Instructions for the task:
The word to look for is "nrow". Report every line of the entries below that has it.

[Saved data entries]

template <int LPR, int VPL, int P, int MINB>
__global__ void __launch_bounds__(WIN_THREADS, MINB) fps_mf_window_kernel(const __grid_constant__ WinArgs a) {
  static_assert(VPL >= 1 && VPL <= LPR && LPR % VPL == 0, "VPL must divide LPR");
  constexpr int G = LPR / VPL;
  __shared__ float sh[2 * WIN_MAX];
  cg::grid_group grid = cg::this_grid();
  const int lane = threadIdx.x & (G - 1);
  const int gtid = blockIdx.x * blockDim.x + threadIdx.x;
  const int gthreads = gridDim.x * blockDim.x;
  const int group = gtid / G;
  const int n_groups = gthreads / G;
  const int stride = a.stride;
  const int nvec = stride >> 2;
  constexpr int NS = G < WIN_MAX ? WIN_MAX / G : 1;
  constexpr int NE = NS;
  float sq[NS], cnt[NS];
#pragma unroll
  for (int i = 0; i < NS; ++i) sq[i] = cnt[i] = 0.f;
  bool bad = false;
  const bool timer = a.phase_ns != nullptr && blockIdx.x == 0 && threadIdx.x == 0;

  if (blockIdx.x == 0) {
    if (threadIdx.x < 2 * WIN_MAX) a.ctl[threadIdx.x] = 0u;
    if (threadIdx.x < 2 * a.n_slots) a.slot_stats[threadIdx.x] = 0.f;
  }
  if (timer) a.phase_ns[3] = win_clock();
  int start = 0, attempt = 0;
  while (start < a.n_slots) {
    for (long long w = gtid; w < a.bm_words; w += gthreads) a.user_bits[w] = 0u;
    grid.sync();
    int end = start;
    bool clashed = false;
    while (end < a.n_slots) {
      const int j = end;
      unsigned long long* t = a.slots + (long long)(j - start) * a.rows;
      bool clash = false;
      for (long long i = gtid; i < a.n[j]; i += gthreads) {
        int user, item;
        float rating;
        if (!win_record(a, j, i, user, item, rating)) continue;
        const unsigned long long e = ((unsigned long long)__float_as_uint(rating) << 32) | (unsigned int)user;
        clash |= atomicExch(t + item, e) != WIN_EMPTY;
        const unsigned int bit = 1u << (user & 31);
        clash |= (atomicOr(a.user_bits + (user >> 5), bit) & bit) != 0u;
      }
      if (clash) *reinterpret_cast<volatile unsigned int*>(a.ctl + attempt) = 1u;
      grid.sync();
      clashed = *reinterpret_cast<volatile unsigned int*>(a.ctl + attempt) != 0u;
      ++attempt;
      if (clashed) break;
      ++end;
    }
    if (timer) win_phase(a, 0);
    const int nrow = end - start;
    const int written = nrow + (clashed ? 1 : 0);
    if (nrow > 0) {
      unsigned long long nxt[NE];
#pragma unroll
      for (int m = 0; m < NE; ++m) {
        const int r = lane + m * G;
        nxt[m] = (group < a.rows && r < written) ? a.slots[(long long)r * a.rows + group] : WIN_EMPTY;
      }
      for (long long base = 0; base < a.rows; base += n_groups) {
        const long long item = base + group;
        const bool in = item < a.rows;
        float* vp = a.item_table + (in ? item : 0) * (long long)stride;
        float4 v[VPL];
#pragma unroll
        for (int k = 0; k < VPL; ++k) v[k] = make_float4(0.f, 0.f, 0.f, 0.f);
        bool any = false;
        bool loaded = false;
        unsigned long long mine[NE];
#pragma unroll
        for (int m = 0; m < NE; ++m) {
          const int r = lane + m * G;
          mine[m] = nxt[m];
          const long long it2 = item + n_groups;
          nxt[m] = (it2 < a.rows && r < written) ? a.slots[(long long)r * a.rows + it2] : WIN_EMPTY;
          if (mine[m] != WIN_EMPTY) a.slots[(long long)r * a.rows + item] = WIN_EMPTY;
        }
        const int src0 = (threadIdx.x & 31) & ~(G - 1);
#pragma unroll
        for (int c0 = 0; c0 < WIN_MAX; c0 += P) {
          if (c0 < nrow) {
            unsigned long long ent[P];
#pragma unroll
            for (int q = 0; q < P; ++q) {
              const int r = c0 + q;
              ent[q] = __shfl_sync(0xffffffffu, mine[(r / G) % NE], src0 + r % G);
              if (r >= nrow) ent[q] = WIN_EMPTY;
            }
            {
              bool chunk_any = false;
#pragma unroll
              for (int q = 0; q < P; ++q) chunk_any |= ent[q] != WIN_EMPTY;
              if (chunk_any && !loaded) win_load<G, VPL>(v, vp, lane, nvec, true);
              loaded |= chunk_any;
              any |= chunk_any;
              float4 u[P][VPL];
#pragma unroll
              for (int q = 0; q < P; ++q)
                win_load<G, VPL>(u[q], a.user_table + (long long)(unsigned int)ent[q] * stride, lane, nvec,
                                 ent[q] != WIN_EMPTY);
#pragma unroll
              for (int q = 0; q < P; ++q) {
                const int r = c0 + q;
                if (r < nrow) {
                  const float d = win_dot<G, VPL>(u[q], v);
                  const bool ok = ent[q] != WIN_EMPTY;
                  const float rating = __uint_as_float((unsigned int)(ent[q] >> 32));
                  const float resid = rating - d;
                  const float g = fps_mf_grad(a.err_mode, a.lr, rating, d, resid);
                  if (ok) {
                    if (!(fabsf(g) <= 3.0e38f)) bad = true;
                    if (lane == r % G) {
                      sq[r / G] += resid * resid;
                      cnt[r / G] += 1.f;
                    }
                    float4 nu[VPL];
#pragma unroll
                    for (int k = 0; k < VPL; ++k) {
                      nu[k] = win_add4(u[q][k], g, v[k]);
                      v[k] = win_add4(v[k], g, u[q][k]);
                    }
                    win_store<G, VPL>(a.user_table + (long long)(unsigned int)ent[q] * stride, nu, lane, nvec);
                  }
                }
              }
            }
          }
        }
        if (any) win_store<G, VPL>(vp, v, lane, nvec);
      }
      win_flush_stats<G, NS>(a, sq, cnt, nrow, start, sh);
    } else {
      const int j = start;
      unsigned long long* t = a.slots;
      for (long long base = 0; base < a.n[j]; base += n_groups) {
        const long long i = base + group;
        int user = 0, item = 0;
        float rating = 0.f;
        const bool ok = i < a.n[j] && win_record(a, j, i, user, item, rating);
        float* up = a.user_table + (long long)user * stride;
        float* vp = a.item_table + (long long)item * stride;
        float4 u[VPL], v[VPL];
#pragma unroll
        for (int k = 0; k < VPL; ++k) {
          const int c = lane + k * G;
          u[k] = v[k] = make_float4(0.f, 0.f, 0.f, 0.f);
          if (ok && c < nvec) {
            v[k] = fps_ld_row4(vp + 4 * c);
            u[k] = *reinterpret_cast<const float4*>(up + 4 * c);
          }
        }
        const float d = win_dot<G, VPL>(u, v);
        const float resid = rating - d;
        const float g = fps_mf_grad(a.err_mode, a.lr, rating, d, resid);
        if (ok) {
          if (!(fabsf(g) <= 3.0e38f)) bad = true;
          if (lane == 0) {
            sq[0] += resid * resid;
            cnt[0] += 1.f;
            t[item] = WIN_EMPTY;
          }
#pragma unroll
          for (int k = 0; k < VPL; ++k) {
            const int c = lane + k * G;
            if (c < nvec) {
              fps_red_add4(up + 4 * c, make_float4(g * v[k].x, g * v[k].y, g * v[k].z, g * v[k].w));
              fps_red_add4(vp + 4 * c, make_float4(g * u[k].x, g * u[k].y, g * u[k].z, g * u[k].w));
            }
          }
        }
      }
      win_flush_stats<G, NS>(a, sq, cnt, 1, start, sh);
      end = start + 1;
    }
    grid.sync();
    if (timer) win_phase(a, 1);
    start = end;
  }
  if (bad && a.nan_flag != nullptr) *a.nan_flag = 1;
  if (blockIdx.x == 0 && threadIdx.x == 0 && a.stats != nullptr) {
    float s = 0.f, c = 0.f;
    for (int j = 0; j < a.n_slots; ++j) {
      s += a.slot_stats[2 * j];
      c += a.slot_stats[2 * j + 1];
    }
    a.stats[0] += s;
    a.stats[1] += c;
  }
}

Problem solution:
    const int nrow = end - start;
    const int written = nrow + (clashed ? 1 : 0);
    if (nrow > 0) {
          if (c0 < nrow) {
              if (r >= nrow) ent[q] = WIN_EMPTY;
                if (r < nrow) {
      win_flush_stats<G, NS>(a, sq, cnt, nrow, start, sh);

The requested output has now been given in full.